Я мог бы сказать начальнику пожарной охраны, что всю жизнь мечтал стать пожарником. Что мне нравится спать не раздеваясь и все такое. Мы пожали друг другу руки и распрощались. В несколько шагов я пересек автостоянку больницы, и автоматические двери разъехались передо мной. Мне случилось побывать в больнице горнолыжного курорта Маммот, когда я был подростком. Тогда я стукнулся бедром, и на нем выросла двенадцатидюймовая гематома. Доктор сделал разрез и выцедил мою почерневшую кровь в ведро — словно механик, меняющий масло.
Улыбчивый регистратор протянул мне ручку и велел расписаться. Я повиновался. Потом разыскал свободное место рядом со стайкой мальчишек, ожидавших своего друга Кэси. Как стало ясно из их разговоров, Кэси попал сюда с подозрением на перелом запястья. Один парнишка с расцвеченной фингалами физиономией и без двух передних зубов, сказал:
— Этот дурень от горшка два вершка, а думает, что он Шон Палмер[30].

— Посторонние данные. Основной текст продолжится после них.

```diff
@@ -1303,11 +1303,11 @@
     incl += ICP_SCAN_DPP(incl, 0x143, 0xc);
 #undef ICP_SCAN_DPP
     const uint32_t total = (uint32_t)__builtin_amdgcn_readlane((int)incl, 63);
-    S.pref[lane] = incl - Q;
+    const int excl = (int)(incl - Q);
 #pragma unroll
     for (int r = 0; r < kCoopRows; ++r) {
       S.rows_d[lane][r] = rd[r];
-      S.rows_o[lane][r] = ro[r];
+      if (r > 0) S.rows_o[lane][r - 1] = ro[r];
     }
     __syncthreads();
     COOP_STAMP(3);
@@ -1325,13 +1325,13 @@
         unsigned L = 0;
 #pragma unroll
         for (unsigned st = 32; st >= 1; st >>= 1)
-          if (S.pref[L + st] <= wc) L += st;
+          if ((uint32_t)__builtin_amdgcn_ds_bpermute((int)((L + st) << 2), excl) <= wc) L += st;
         own[it] = L;
-        const uint32_t j = wc - S.pref[L];
+        const uint32_t j = wc - (uint32_t)__builtin_amdgcn_ds_bpermute((int)(L << 2), excl);
         uint32_t dq = S.rows_d[L][0];
 #pragma unroll
         for (int r = 1; r < kCoopRows; ++r)
-          if (j >= S.rows_o[L][r]) dq = S.rows_d[L][r];
+          if (j >= S.rows_o[L][r - 1]) dq = S.rows_d[L][r];
         const uint4 *line = reinterpret_cast<const uint4 *>(pts) + (size_t)(uint32_t)(4u * j + dq);
 #pragma unroll
         for (int u = 0; u < 4; ++u) {
@@ -1346,7 +1346,7 @@
 #pragma unroll
       for (int it = 0; it < NI; ++it) {
         const float4 oq = S.oq[own[it]];
-        const uint32_t obi = S.obi[own[it]];
+        const uint32_t obi = (uint32_t)__builtin_amdgcn_ds_bpermute((int)(own[it] << 2), (int)bi);
         bool pass[4];
         unsigned long long bal[4];
         unsigned fresh = 0;
@@ -1367,7 +1367,11 @@
         const unsigned long long below = (1ull << lane) - 1ull;
 #pragma unroll
         for (int u = 0; u < 4; ++u) {
-          if (pass[u]) S.cand[cnt + (unsigned)__popcll(bal[u] & below)] = make_uint2(own[it], t[4 * it + u].idx);
+          if (pass[u]) {
+            const unsigned at = cnt + (unsigned)__popcll(bal[u] & below);
+            S.cand_t[at] = t[4 * it + u].idx;
+            S.cand_o[at] = (uint8_t)own[it];
+          }
           cnt += (unsigned)__popcll(bal[u]);
         }
       }
@@ -1404,6 +1408,10 @@
 
   auto emit = [&]() {
     if (!in_range) return;
+    unsigned l2 = lane;
+    asm volatile("" : "+v"(l2));
+    const unsigned k = kbase + l2;
+    const unsigned i = perm ? perm[k] : k;
     if (no_match) {
       if (SEEDED) prev[k] = pm;
       if (idx) idx[i] = 0;
@@ -1411,6 +1419,8 @@
       if (b) b[i] = make_double2(dst[0], dst[1]);
       return;
     }
+    double bx = S.win[0][lane], by = S.win[1][lane], bz = S.win[2][lane];
+    asm volatile("" : "+v"(bx), "+v"(by), "+v"(bz));
     if (bi == 0xffffffffu) {
       bi = 0;
       bx = dst[0];
@@ -1455,8 +1465,8 @@
     if (!ahead->valid) return;
     T = ahead->T;
   }
-  const unsigned k = xcd_wave(blockIdx.x, gridDim.x, xcd_chunk) * kGridThreads + threadIdx.x;
-  warm_wave<DIM, false>(k, n, src, perm, T, g, start, pts, dst, idx, a, b, prev, PrevMatch{0., 0., 0., 0xffffffffu, 0u}, S);
+  const unsigned kb = xcd_wave(blockIdx.x, gridDim.x, xcd_chunk) * kGridThreads;
+  warm_wave<DIM, false>(kb, n, src, perm, T, g, start, pts, dst, idx, a, b, prev, PrevMatch{0., 0., 0., 0xffffffffu, 0u}, S);
 }
 
 constexpr int kCertLists = 16;
@@ -1633,9 +1643,9 @@
                                                                  double2 *__restrict__ a, double2 *__restrict__ b,
                                                                  PrevMatch *prev) {
   __shared__ CoopLds S;
-  const unsigned k = xcd_wave(blockIdx.x, gridDim.x, kXcdChunk) * kGridThreads + threadIdx.x;
+  const unsigned kb = xcd_wave(blockIdx.x, gridDim.x, kXcdChunk) * kGridThreads, k = kb + threadIdx.x;
   const PrevMatch pm = seed_match<DIM>(k < n ? k : n - 1, src, T, g, start, pts, dst);
-  warm_wave<DIM, true>(k, n, src, perm, T, g, start, pts, dst, idx, a, b, prev, pm, S);
+  warm_wave<DIM, true>(kb, n, src, perm, T, g, start, pts, dst, idx, a, b, prev, pm, S);
 }
 
 __global__ void k_query_cell(const double *__restrict__ src, unsigned n, int dim, Pose T, GridParams g, int blk,
```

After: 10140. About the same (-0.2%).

Минуту спустя медсестра назвала мою фамилию, уточнила, кем мне доводится Марни, и попросила связаться с ее родными. Она сказала: Марни в критическом состоянии. Я узнал номер ее родителей через Питтсбургскую справочную. П-у-у-с-е-м-п, единственные Пуусемпы в Питтсбурге. Марни что-то там говорила о музее Уорхола. Я пребывал на грани между всепоглощающей истерикой и жутким хладнокровием. Обе крайности внушали стойкое отвращение. Если я не плакал, то чувствовал себя последней скотиной. Когда же принимался рыдать, то опасался, как бы не вошла сестра и не увидела меня таким — трясущимся и разваленным.
Еще прежде, чем я успел позвонить, кто-то постучал в дверь. Женский голос сообщил, что меня желает видеть главный врач. В следующее мгновение я уже был в коридоре. Я был горд тем, что владыка этой больницы желает что-то сказать или спросить. Я словно был послом из государства Марни…
Врач оказался плотным невысоким человечком с уверенным взглядом. Он назвался Джоном Смитом, и мы пожали друг другу руки. Доктор сказал, что ему пришлось просверлить у Марни в голове два отверстия, дабы уменьшить внутричерепное давление. У нее была серьезная опухоль. Марни могла умереть. Меня начал разбирать истерический смех. Отверстия? Просверлил? Я не мог себе это представить. Что ему Марни — деревяшка, что ли? Не слишком ли примитивно для моего друга? Я тупо смотрел на доктора. Возможно, я сказал ему «спасибо»… Сестра отвела меня обратно, в комнату с телефоном, и две минуты спустя я уже беседовал с миссис Пуусемп. Я сказал, что Марни упала, катаясь на лыжах, и получила серьезные травмы, что врач просверлил две дыры у нее в голове и что ее по воздуху доставят в Рено, поскольку это слишком сложный случай для маленькой горной больницы. Миссис Пуусемп была само спокойствие. Она записала номер моего телефона, повесила трубку, позвонила мужу, а затем перезвонила мне — одновременно с мужем, говорящим по параллельной линии. Он хотел знать, не вытекли ли у Марни мозги. Я сказал: нет. Все на месте. Просто теперь у нее две дырки в черепе.